A Palavra de Deus na Bíblia (55): Interpretação e tradução da Bíblia 0

05/08/2016 13:52 - Atualizado em 05/08/2016 13:52

No artigo anterior, destacamos no contexto da Unidade “Sentido da Escritura inspirada” do documento “A Interpretação da Bíblia na Igreja” o tríplice nível de sentido das Sagradas Escrituras: literal, espiritual e pleno, que agora daremos continuidade.

Sobre o primeiro sentido, dito literal, a Igreja afirma-lhe a importância e precedência sobre os outros:

O sentido literal de um texto é único? Geralmente, sim, mas não se trata aqui de um princípio absoluto, e isso por duas razões.

De um lado, um autor humano pode querer se referir ao mesmo tempo a vários níveis de realidade. O caso é comum em poesia. A inspiração bíblica não desdenha esta possibilidade da psicologia e da linguagem humana; o IV Evangelho fornece numerosos exemplos disto.

De outro lado, mesmo quando uma expressão humana parece ter um único significado, a inspiração divina pode guiar a expressão de maneira a produzir uma ambivalência. Este é o caso da palavra de Caifás em Jo 11,501.

Ela exprime ao mesmo tempo um cálculo político imoral e uma revelação divina. Estes dois aspectos pertencem um e outro ao sentido literal, pois eles são, os dois, colocados em evidência pelo contexto. Se bem que ele seja extremo, este caso é significativo; ele deve advertir contra uma concepção muito estrita do sentido literal dos textos inspirados2.

Convém particularmente estar atento ao aspecto dinâmico de muitos textos.
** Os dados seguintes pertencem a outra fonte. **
# ru1ven/KeypointFusion

Measured on NVIDIA B200. Metric: fusion-path RGB-D samples/sec, higher is better.
Workload: dtype bf16

## Files before the change

keypointfusion_b200/csrc/token_stack.cu:

```cuda
#include "tcgen05.cuh"

namespace kpf {

constexpr int TS_C = 128;
constexpr int TS_WORKERS = 512;
constexpr int TS_NT = TS_WORKERS + 32;
constexpr int TS_RING = 4;
constexpr int TS_SLOT = 2048;
constexpr int TS_MAXG = 64;
constexpr int TS_VEC = 10 * TS_C;
constexpr int TS_PLANE = 512;
constexpr uint32_t ACC_Q = 0, ACC_K = 32, ACC_V = 64, ACC_X = 96, ACC_F = 128, ACC_S = 256, ACC_O = 384;
constexpr uint32_t VT_HI = 128, VT_LO = 144;

struct TokParams {
    const float* x;
    const float* y;
    const float* r3d;
    const float* desa;
    const float* jf;
    const uint4* wmat;
    const int4* wseq;
    const float* wvec;
    float* tokens_out;
    float* pred_out;
    float* out_cj;
    float* out_jc;
    int out_jc_stride, out_jc_c0;
    int B, J, D, L, F, pre, cross, Fc, G, fmt;
    const unsigned long long* peer_bases;
    const int* xstep;
    int world, row0, rows_total;
};

constexpr int XCHG_HEADER_FLOATS = 16;

__device__ __forceinline__ float gelu_erf(float x) {
    const float z = fabsf(x) * 0.70710678118654752f;
    const float t = __fdividef(1.f, 1.f + 0.3275911f * z);
    const float poly = ((((1.061405429f * t - 1.453152027f) * t + 1.421413741f) * t - 0.284496736f) * t + 0.254829592f) * t;
    const float erf_abs = 1.f - poly * __expf(-z * z);
    return 0.5f * x * (1.f + copysignf(erf_abs, x));
}

template <int NV>
__device__ __forceinline__ void warp_reduce_scatter(float* v, int lane) {
    int off = 16;
#pragma unroll
    for (int n = NV; n > 1; n >>= 1, off >>= 1) {
        const bool upper = (lane & off) != 0;
#pragma unroll
        for (int i = 0; i < n / 2; ++i) {
            const float send = upper ? v[i] : v[i + n / 2];
            const float recv = __shfl_xor_sync(0xffffffffu, send, off);
            v[i] = (upper ? v[i + n / 2] : v[i]) + recv;
        }
    }
#pragma unroll
    for (; off > 0; off >>= 1) v[0] += __shfl_xor_sync(0xffffffffu, v[0], off);
}
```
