extern "C" int b200rl_gemm_ln(const float* A, const float* W, int M, int N, int K, int lda, int ldw_, const float* gamma,
                              const float* beta, float eps, int act, float* pre, long long ldpre, float* out, long long ldout,
                              int mode, const float* h_prev, long long ldh, float* h_out, long long ldho, float* h_out2,
                              long long ldho2, cudaStream_t st) {
  RL_CHECK_ARG(A && W && gamma && beta, "null pointer");
  RL_CHECK_ARG(b200rl_gemm_ln_supported(A, W, M, N, K, lda, ldw_, mode), "shape not eligible for the fused product + LayerNorm");
  RL_CHECK_ARG(mode == 0 ? out != nullptr : (h_prev && h_out), "missing output");
  RL_CHECK_ARG(((reinterpret_cast<uintptr_t>(gamma) | reinterpret_cast<uintptr_t>(beta) | reinterpret_cast<uintptr_t>(pre) |
                 reinterpret_cast<uintptr_t>(out) | reinterpret_cast<uintptr_t>(h_prev) | reinterpret_cast<uintptr_t>(h_out) |
                 reinterpret_cast<uintptr_t>(h_out2)) & 15) == 0 &&
                   ((ldpre | ldout | ldh | ldho | ldho2) & 3) == 0,
               "fused product + LayerNorm needs 16-byte aligned rows");
  FusedTail ft;
  if (int rc = gemm_tc_impl(A, W, nullptr, nullptr, M, N, K, lda, ldw_, N, 0, 1, 0, st, &ft)) return rc;
  const int blocks = ceil_div((long long)M * 32, 256);
#define LAUNCH_SPLITK_LN(NV_)                                                                                              \
  splitk_ln_kernel<NV_><<<blocks, 256, 0, st>>>(ft.part, ft.ks, ft.mpad, ft.ldw, M, N, gamma, beta, eps, act, pre, ldpre, out, \
                                                ldout, mode, h_prev, ldh, h_out, ldho, h_out2, ldho2)
  if (mode == 1) {
    if (N == 384) LAUNCH_SPLITK_LN(3); else if (N == 768) LAUNCH_SPLITK_LN(6); else if (N == 1152) LAUNCH_SPLITK_LN(9);
    else LAUNCH_SPLITK_LN(12);
  } else if (N <= 128) LAUNCH_SPLITK_LN(1);
  else if (N <= 256) LAUNCH_SPLITK_LN(2);
  else if (N <= 512) LAUNCH_SPLITK_LN(4);
  else if (N <= 1024) LAUNCH_SPLITK_LN(8);
  else LAUNCH_SPLITK_LN(12);
#undef LAUNCH_SPLITK_LN
  RL_CHECK_LAUNCH();
  return B200RL_OK;
}

extern "C" int b200rl_conv_wgrad_mn_supported(int NB, int h, int w, int Cs, int Cb) {
  if (w <= 0 || h <= 0 || (w & (w - 1)) || (h & (h - 1))) return 0;
  const long long P = (long long)NB * h * w;
  if (Cb % 32 || Cs < 48 || Cs % 4 || P % 32 || P < 1024 || P > 2000000000LL) return 0;
  const int bw = w < 32 ? w : 32, bh = (32 / bw) < h ? (32 / bw) : h, bn = 32 / (bw * bh);
  return (bw * bh * bn == 32) && (NB % bn == 0);
}
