-      unsigned char* dst = smem + (G & 1) * BUFB + wbase + 512 * 16 * j;
+      unsigned char* dst = smem + TS_STG + wbase + 512 * 16 * j;
       const int vo = j < ts_nv ? (int)(ts_ibase + (unsigned)(j * ts_pstr)) : (int)KM_OOB;
       __builtin_amdgcn_raw_ptr_buffer_load_lds(rsA, (lds_t)dst, 16, vo, sl * (X3_BK * 4) + coff, 0, 0);
     };
-    const int ts_tb = TOFF + (wave * 32 + lrow) * 4;
-    auto ts_addr = [&](int ktn) {
-      const int ta = ts_tb + ((kt0 + ktn) & (NT - 1)) * (BM * 4), ib = ((ktn >> 2) & 1) * BUFB;
-#pragma unroll
-      for (int a = 0; a < 2; ++a) ts_o[a] = (*reinterpret_cast<const int*>(smem + ta + a * 64) ^ (loct << 5)) + ib;
+    const int ts_tb = TS_TOFF + (wave * 32 + lrow) * 4;
+    auto ts_addr = [&](int ktn, int (&o)[2]) {
+      const int ta = ts_tb + ((kt0 + ktn) & (TS_NT - 1)) * (BM * 4);
+#pragma unroll
+      for (int a = 0; a < 2; ++a) o[a] = *reinterpret_cast<const int*>(smem + ta + a * 64) ^ (loct << 4);
     };
-    auto rd_a_ts = [&](f32x4 (&av)[2][2]) {
+    auto rd_limb = [&](const int (&o)[2], bf16x8 (&f)[2][3], int a, int l) {
+      f[a][l] = *reinterpret_cast<const bf16x8*>(smem + o[a] + l * 64);
+    };
+    const int cv_rd = TS_STG + (wave * 32 + lrow) * X3A_ROWB + ((2 * loct) ^ ts_swz(lrow)) * 16;
+    auto rd_stg = [&](f32x4 (&av)[2][2]) {
 #pragma unroll
       for (int a = 0; a < 2; ++a) {
-        av[a][0] = *reinterpret_cast<const f32x4*>(smem + ts_o[a]);
-        av[a][1] = *reinterpret_cast<const f32x4*>(smem + (ts_o[a] ^ 16));
-      }
+        av[a][0] = *reinterpret_cast<const f32x4*>(smem + cv_rd + a * 16 * X3A_ROWB);
+        av[a][1] = *reinterpret_cast<const f32x4*>(smem + (cv_rd ^ 16) + a * 16 * X3A_ROWB);
+      }
+    };
+    const int cv_wr = (wave * 32 + lrow) * X3_ROWB + (loct ^ sw) * 16;
+    auto wr_limb = [&](const bf16x8 (&f)[2][3], int a) {
+#pragma unroll
+      for (int l = 0; l < 3; ++l) *reinterpret_cast<bf16x8*>(smem + cv_wr + a * 16 * X3_ROWB + l * 64) = f[a][l];
     };
     bf16x8 fx[2][3], fy[2][3], fb[2][3];
-    if constexpr (TSHARE) {
-      if (nk > 0) {
-#pragma unroll
-        for (int j = 0; j < 4; ++j) dma_img(0, j);
-        dma_b(kbeg, 0);
-      }
-      if (nk > 4) dma_img(1, 0);
-      __syncthreads();
-      f32x4 av0[2][2];
-      ts_addr(0);
-      rd_a_ts(av0);
-#pragma unroll
-      for (int a = 0; a < 2; ++a)
-#pragma unroll
-        for (int e = 0; e < 8; e += 2) split2(av0, fx, a, e);
-      ts_addr(1);
-    } else {
-      if (nk > 0) {
-        dma_a(0);
-        dma_b(kbeg, 0);
-      }
-      if (nk > 1) dma_a(1);
-      __syncthreads();
-      rd_split(smem, fx);
-    }
-    constexpr int SG_MFMA = 0x8, SG_VALU = 0x2, SG_DS_RD = 0x100;
-    auto tile = [&](int kt, bf16x8 (&fc)[2][3], bf16x8 (&fn)[2][3]) {
-      const unsigned char* base = smem + (kt & 1) * BUFB;
-      if (kt + 1 < nk) dma_b(kbeg + (kt + 1) * X3_BK, (kt + 1) & 1);
-      if constexpr (TSHARE) {
-        const int G = ((kt + 1) >> 2) + 1;
-        if (4 * G < nk) dma_img(G, (kt + 1) & 3);
-      } else if (kt + 2 < nk) {
-        dma_a(kt & 1);
-      }
-      f32x4 av[2][2];
-      if constexpr (TSHARE)
-        rd_a_ts(av);
-      else
-        rd_a(smem + ((kt + 1) & 1) * BUFB, av);
-      auto rd_b = [&](int t, int slot) {
-#pragma unroll
-        for (int l = 0; l < 3; ++l) fb[slot][l] = *reinterpret_cast<const bf16x8*>(base + brow + t * 16 * X3_ROWB + l * 16);
-      };
-      rd_b(0, 0);
-#pragma unroll
-      for (int t = 0; t < 8; ++t) {
-        if (t + 1 < 8) rd_b(t + 1, (t + 1) & 1);
-        if constexpr (TSHARE) {
-          if (t == 1) ts_addr(kt + 2);
-        }
-        const int sl = t & 1;
-        split2(av, fn, t >> 2, (t & 3) * 2);
-#pragma unroll
-        for (int a = 0; a < 2; ++a) {
-          f32x4 c = acc16[2 * a + (t >> 2)][t & 3];
-          c = __builtin_amdgcn_mfma_f32_16x16x32_bf16(fc[a][2], fb[sl][0], c, 0, 0, 0);
-          c = __builtin_amdgcn_mfma_f32_16x16x32_bf16(fc[a][1], fb[sl][1], c, 0, 0, 0);
-          c = __builtin_amdgcn_mfma_f32_16x16x32_bf16(fc[a][0], fb[sl][2], c, 0, 0, 0);
-          c = __builtin_amdgcn_mfma_f32_16x16x32_bf16(fc[a][1], fb[sl][0], c, 0, 0, 0);
-          c = __builtin_amdgcn_mfma_f32_16x16x32_bf16(fc[a][0], fb[sl][1], c, 0, 0, 0);
-          acc16[2 * a + (t >> 2)][t & 3] = __builtin_amdgcn_mfma_f32_16x16x32_bf16(fc[a][0], fb[sl][0], c, 0, 0, 0);
-        }
-      }
-      __builtin_amdgcn_sched_group_barrier(SG_DS_RD, 10, 0);
-#pragma unroll
-      for (int t = 0; t < 8; ++t) {
-#pragma unroll
-        for (int m = 0; m < 12; ++m) {
-          __builtin_amdgcn_sched_group_barrier(SG_MFMA, 1, 0);
-          __builtin_amdgcn_sched_group_barrier(SG_VALU, 1, 0);
-        }
-        if (t + 2 < 8) __builtin_amdgcn_sched_group_barrier(SG_DS_RD, 3, 0);
-        if constexpr (TSHARE) {
-          if (t == 0) __builtin_amdgcn_sched_group_barrier(SG_DS_RD, 2, 0);
-        }
-      }
-#pragma unroll
-      for (int a = 0; a < 2; ++a)
-#pragma unroll
-        for (int l = 0; l < 3; ++l) asm volatile("" : "+v"(fn[a][l]));
-      __syncthreads();
-      if (((kt + 1) & (FLUSH - 1)) != 0) return;
+    constexpr int SG_MFMA = 0x8, SG_VALU = 0x2, SG_DS_RD = 0x100, SG_DS_WR = 0x200;
+    auto mfma6 = [&](const bf16x8 (&fc)[2][3], int t) {
+      const int sl = t & 1;
+#pragma unroll
+      for (int a = 0; a < 2; ++a) {
+        f32x4 c = acc16[2 * a + (t >> 2)][t & 3];
+        c = __builtin_amdgcn_mfma_f32_16x16x32_bf16(fc[a][2], fb[sl][0], c, 0, 0, 0);
+        c = __builtin_amdgcn_mfma_f32_16x16x32_bf16(fc[a][1], fb[sl][1], c, 0, 0, 0);
+        c = __builtin_amdgcn_mfma_f32_16x16x32_bf16(fc[a][0], fb[sl][2], c, 0, 0, 0);
+        c = __builtin_amdgcn_mfma_f32_16x16x32_bf16(fc[a][1], fb[sl][0], c, 0, 0, 0);
+        c = __builtin_amdgcn_mfma_f32_16x16x32_bf16(fc[a][0], fb[sl][1], c, 0, 0, 0);
+        acc16[2 * a + (t >> 2)][t & 3] = __builtin_amdgcn_mfma_f32_16x16x32_bf16(fc[a][0], fb[sl][0], c, 0, 0, 0);
+      }
+    };
+    auto flush_blk = [&](int kt) {
       if constexpr (KREG) {
         const float sg = (p.b_negblk && (((kt + kt0) >> FLOG) & 1)) ? -1.f : 1.f;
         const int ntile = ((p.M + BM - 1) / BM) * ((p.N + BN - 1) / BN);
@@ -1500,9 +1447,134 @@
         flush16(kt);
       }
     };
-    for (int kt = 0; kt < nk; kt += 2) {
-      tile(kt, fx, fy);
-      if (kt + 1 < nk) tile(kt + 1, fy, fx);
+    if constexpr (TSHARE) {
+      int oa[2], ob[2];
+      if (nk > 0) {
+#pragma unroll
+        for (int j = 0; j < 4; ++j) dma_img(0, j);
+        dma_b(kbeg, 0);
+      }
+      __syncthreads();
+      {
+        f32x4 av0[2][2];
+        rd_stg(av0);
+#pragma unroll
+        for (int a = 0; a < 2; ++a) {
+#pragma unroll
+          for (int e = 0; e < 8; e += 2) split2(av0, fx, a, e);
+          wr_limb(fx, a);
+        }
+      }
+      ts_addr(0, oa);
+      ts_addr(1, ob);
+      __syncthreads();
+      auto tile = [&](int kt, auto PH_, bf16x8 (&fc)[2][3], bf16x8 (&fn)[2][3], int (&on)[2], int (&of)[2]) {
+        constexpr int PH = decltype(PH_)::value;
+        const unsigned char* base = smem + (PH & 1) * BBUF;
+        if (kt + 1 < nk) dma_b(kbeg + (kt + 1) * X3_BK, (PH + 1) & 1);
+        if constexpr (PH < 3) {
+          const int G = (kt >> 2) + 1;
+          if (4 * G < nk) {
+            if constexpr (PH == 0) dma_img(G, 0);
+            dma_img(G, PH + 1);
+          }
+        }
+        auto rd_b = [&](int t, int slot) {
+#pragma unroll
+          for (int l = 0; l < 3; ++l) fb[slot][l] = *reinterpret_cast<const bf16x8*>(base + brow + t * 16 * X3_ROWB + l * 16);
+        };
+        f32x4 av[2][2];
+        if constexpr (PH == 0) {
+#pragma unroll
+          for (int i = 0; i < 6; ++i) rd_limb(of, fc, i / 3, i % 3);
+        }
+        if constexpr (PH == 3) rd_stg(av);
+        rd_b(0, 0);
+        rd_b(1, 1);
+#pragma unroll
+        for (int t = 0; t < 8; ++t) {
+          if constexpr (PH == 3) split2(av, fn, t >> 2, (t & 3) * 2);
+          mfma6(fc, t);
+          if (t + 2 < 8) rd_b(t + 2, t & 1);
+          if constexpr (PH < 3) {
+            if (t < 6) rd_limb(on, fn, t / 3, t % 3);
+          }
+          if (t == 0) ts_addr(kt + 2, of);
+          if constexpr (PH == 3) {
+            if (t == 4) wr_limb(fn, 0);
+            if (t == 7) wr_limb(fn, 1);
+          }
+        }
+        __builtin_amdgcn_sched_group_barrier(SG_DS_RD, PH == 0 ? 12 : PH == 3 ? 10 : 6, 0);
+#pragma unroll
+        for (int t = 0; t < 8; ++t) {
+#pragma unroll
+          for (int m = 0; m < 12; ++m) {
+            __builtin_amdgcn_sched_group_barrier(SG_MFMA, 1, 0);
+            if constexpr (PH == 3) __builtin_amdgcn_sched_group_barrier(SG_VALU, 1, 0);
+          }
+          if (t + 2 < 8) __builtin_amdgcn_sched_group_barrier(SG_DS_RD, 3, 0);
+          if (PH < 3 && t < 6) __builtin_amdgcn_sched_group_barrier(SG_DS_RD, 1, 0);
+          if (t == 0) __builtin_amdgcn_sched_group_barrier(SG_DS_RD, 2, 0);
+          if (PH == 3 && (t == 4 || t == 7)) __builtin_amdgcn_sched_group_barrier(SG_DS_WR, 3, 0);
+        }
+        __syncthreads();
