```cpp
template <int BIN0, int BIN1>
__global__ __launch_bounds__(kSpecThreads) void k1_special(const FrameDev f, const WorkLists wl) {
  __shared__ float s_tile[kSpecWaves][64 * kSpecPitch];
  __shared__ BlockInfo s_binfo[kSpecWaves][kSpecBlk];
  __shared__ int s_idx[kSpecWaves][kSpecChunk];
  __shared__ AdjTable s_adj;
  __shared__ float s_afv[BIN1 > 5 ? 256 : 1];
  if constexpr (BIN1 > 5)
    for (int i = threadIdx.x; i < 256; i += kSpecThreads) s_afv[i] = kAfvBasisDev[i];
  build_adj_table(f, &s_adj, threadIdx.x, kSpecThreads);
  const int lane = threadIdx.x & 63, wave = threadIdx.x >> 6;
  const WorkItem* __restrict__ items = wl.items[kClsSpecial];
  const int count = wl.counts[(kClsSpecial) * kCountPitch];
  float* tile = s_tile[wave];
  BlockInfo* binfo = s_binfo[wave];
  int* mine = s_idx[wave];
  constexpr int kBins = BIN1 - BIN0;
  const int npairs = ((count + kSpecChunk - 1) / kSpecChunk) * kBins;
  for (int pair = blockIdx.x * kSpecWaves + wave; pair < npairs; pair += gridDim.x * kSpecWaves) {
    const int chunk = pair / kBins, bin = BIN0 + pair % kBins;
    int nmine = 0;
    uint32_t packed[kSpecChunk / 64];
#pragma unroll
    for (int i = 0; i < kSpecChunk / 64; i++) {
      const int idx = chunk * kSpecChunk + i * 64 + lane;
      packed[i] = items[min(idx, max(count - 1, 0))].packed;
    }
#pragma unroll
    for (int i = 0; i < kSpecChunk / 64; i++) {
      const int idx = chunk * kSpecChunk + i * 64 + lane;
      const bool m = idx < count && special_bin((int)(packed[i] >> 20) & 31) == bin;
      const unsigned long long mask = __ballot(m);
      if (m) mine[nmine + __popcll(mask & ((1ull << lane) - 1ull))] = idx;
      nmine += __popcll(mask);
    }
    wave_sync();
    constexpr int kBinType[kSpecBins] = {1, 2, 3, 12, 13, 14, 15, 16, 17};
    int bin_type = kBinType[0];
#pragma unroll
    for (int i = 1; i < kSpecBins; i++) bin_type = bin == i ? kBinType[i] : bin_type;
    const float* __restrict__ bin_table = f.tables + f.table_offset[quant_table_for_type(bin_type)];
    const int k0 = (lane & 15) * 4;
    for (int b0 = 0; b0 < nmine; b0 += kSpecBlk) {
      const int nb = min(kSpecBlk, nmine - b0);
      if (lane < nb) {
        const WorkItem it = items[mine[b0 + lane]];
        decode_item(f, it, &binfo[lane]);
      }
      wave_sync();
      float dy[4 * kSpecIters];
      auto stage_channel = [&](auto ch_tag) {
        constexpr int CH = decltype(ch_tag)::value;
        const float4 tv = *reinterpret_cast<const float4*>(bin_table + CH * 64 + k0);
        int4 qv[kSpecIters];
        float b_sdy[kSpecIters], b_xcc[kSpecIters], b_bcc[kSpecIters];
#pragma unroll
        for (int j = 0; j < kSpecIters; j++) {
          const int b = min(j * 4 + (lane >> 4), nb - 1);
          const BlockInfo* bp = &binfo[b];
          b_sdy[j] = bp->sdy;
          b_xcc[j] = bp->x_cc;
          b_bcc[j] = bp->b_cc;
          qv[j] = gload_i4<JXLH_NT_COEF>(f.coeffs + bp->coef_off + CH * kGroupArea + k0);
        }
#pragma unroll
        for (int j = 0; j < kSpecIters; j++) {
          const int b = j * 4 + (lane >> 4);
          float d4[4] = {dy[j * 4], dy[j * 4 + 1], dy[j * 4 + 2], dy[j * 4 + 3]};
          BlockInfo bi;
          bi.sdy = b_sdy[j];
          bi.x_cc = b_xcc[j];
          bi.b_cc = b_bcc[j];
          const float4 v = dequant4t<CH>(f, qv[j], tv, bi, &s_adj, d4);
          if constexpr (CH == 1) {
            dy[j * 4] = d4[0];
            dy[j * 4 + 1] = d4[1];
            dy[j * 4 + 2] = d4[2];
            dy[j * 4 + 3] = d4[3];
          }
          if (b < nb) {
            float* dst = tile + (CH * kSpecBlk + b) * kSpecPitch + k0;
            dst[0] = v.x;
            dst[1] = v.y;
            dst[2] = v.z;
            dst[3] = v.w;
          }
        }
      };
      stage_channel(std::integral_constant<int, 1>{});
      stage_channel(std::integral_constant<int, 0>{});
      stage_channel(std::integral_constant<int, 2>{});
      const int tch = lane / kSpecBlk, tb = lane % kSpecBlk;
      const bool on = tch < 3 && tb < nb;
      const float lf0 = f.lf[min(tch, 2)][binfo[min(tb, nb - 1)].lf_off[min(tch, 2)]];
      wave_sync();
      if (on) {
        float* row = tile + lane * kSpecPitch;
        row[0] = lf0;
        auto in_range = [](int b) { return b >= BIN0 && b < BIN1; };
        if (in_range(0) && bin == 0) special_8x8_inplace<1>(row);
        if (in_range(1) && bin == 1) special_8x8_inplace<2>(row);
        if (in_range(2) && bin == 2) special_8x8_inplace<3>(row);
        if (in_range(3) && bin == 3) special_8x8_inplace<12>(row);
        if (in_range(4) && bin == 4) special_8x8_inplace<13>(row);
        if (in_range(5) && bin == 5) special_8x8_inplace<14>(row, s_afv);
        if (in_range(6) && bin == 6) special_8x8_inplace<15>(row, s_afv);
        if (in_range(7) && bin == 7) special_8x8_inplace<16>(row, s_afv);
        if (in_range(8) && bin == 8) special_8x8_inplace<17>(row, s_afv);
      }
      wave_sync();
#pragma unroll
      for (int ch = 0; ch < 3; ch++) {
        float* __restrict__ plane = f.planes[ch];
        float4 ov[kSpecIters];
        int oo[kSpecIters];
#pragma unroll
        for (int j = 0; j < kSpecIters; j++) {
          const int b = min(j * 4 + (lane >> 4), nb - 1), p = k0;
          const int px = binfo[b].px_off[ch];
// ... 194 lines not shown
```

### jxl_rs_amd/csrc/varblock_core.h

```cpp
#pragma once
#include "dct_device.h"
#include "jxlh_internal.h"

namespace jxlh {

__device__ __forceinline__ void wave_sync() {
  __builtin_amdgcn_fence(__ATOMIC_RELEASE, "wavefront");
  __builtin_amdgcn_wave_barrier();
  __builtin_amdgcn_fence(__ATOMIC_ACQUIRE, "wavefront");
}

constexpr int cmin(int a, int b) { return a < b ? a : b; }
constexpr int cmax(int a, int b) { return a < b ? b : a; }
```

O sentido dos salmos reais, por exemplo, não deve estar limitado estritamente às circunstâncias históricas da produção deles.

Falando do rei, o salmista evocava ao mesmo tempo uma instituição verdadeira e uma visão ideal da realeza, conforme o plano de Deus, de maneira que seu texto ultrapassava a instituição real tal como ela tinha se manifestado na história.

A exegese histórico-crítica teve muitas vezes a tendência de fixar o sentido dos textos, ligando-o exclusivamente a circunstâncias históricas precisas.

Ela deve antes de tudo procurar determinar a direção do pensamento expresso pelo texto, direção que, ao invés de convidar o exegeta a fixar o sentido, sugere-lhe, ao contrário, de perceber seu desenvolvimento mais ou menos previsível.

Uma corrente da hermenêutica moderna sublinhou a diferença de estatuto que afeta a palavra humana logo que ela é colocada por escrito. Um texto escrito tem a capacidade de ser colocado em circunstancias novas, que o iluminam de maneiras diferentes, acrescentando ao seu sentido novas determinações. Esta capacidade do texto escrito é especialmente efetiva no caso dos textos bíblicos, reconhecidos como Palavra de Deus3.

Efetivamente, o que levou a comunidade de fiéis a conservá-los foi a convicção que eles continuariam a ser portadores de luz e de vida para as gerações vindouras. O sentido literal é, desde o início, aberto a desenvolvimentos ulteriores, que se produzem graças a ‘releituras’ em contextos novos.

Neste sentido explicou-se a diferença do valor da busca do sentido literal do texto bíblico e da abordagem literalista, de matiz fundamentalista, que isola o texto na aparente tradução literalista, letra a letra, o que somado, não obtém ao leitor o sentido profundo do texto.

Não se deve concluir que se possa atribuir a um texto bíblico qualquer sentido, interpretando-o de maneira subjetiva. E preciso, ao contrário, rejeitar como inautêntica toda interpretação que seja heterogênea ao sentido expresso pelos autores humanos e no texto escrito por eles. Admitir sentidos heterogêneos equivaleria a cortar a mensagem bíblica de sua raiz, que é a Palavra de Deus comunicada historicamente, e a abrir a porta a um subjetivismo incontrolável4.

2. Sentido espiritual

Não é o caso, no entanto, de tomar ‘heterogêneo’ em um sentido estrito, contrário a toda possibilidade de realização superior. O acontecimento pascal, morte e ressurreição de Jesus, deu origem a um contexto histórico radicalmente novo, que ilumina de maneira nova os textos antigos e os faz sofrer uma mutação de sentido.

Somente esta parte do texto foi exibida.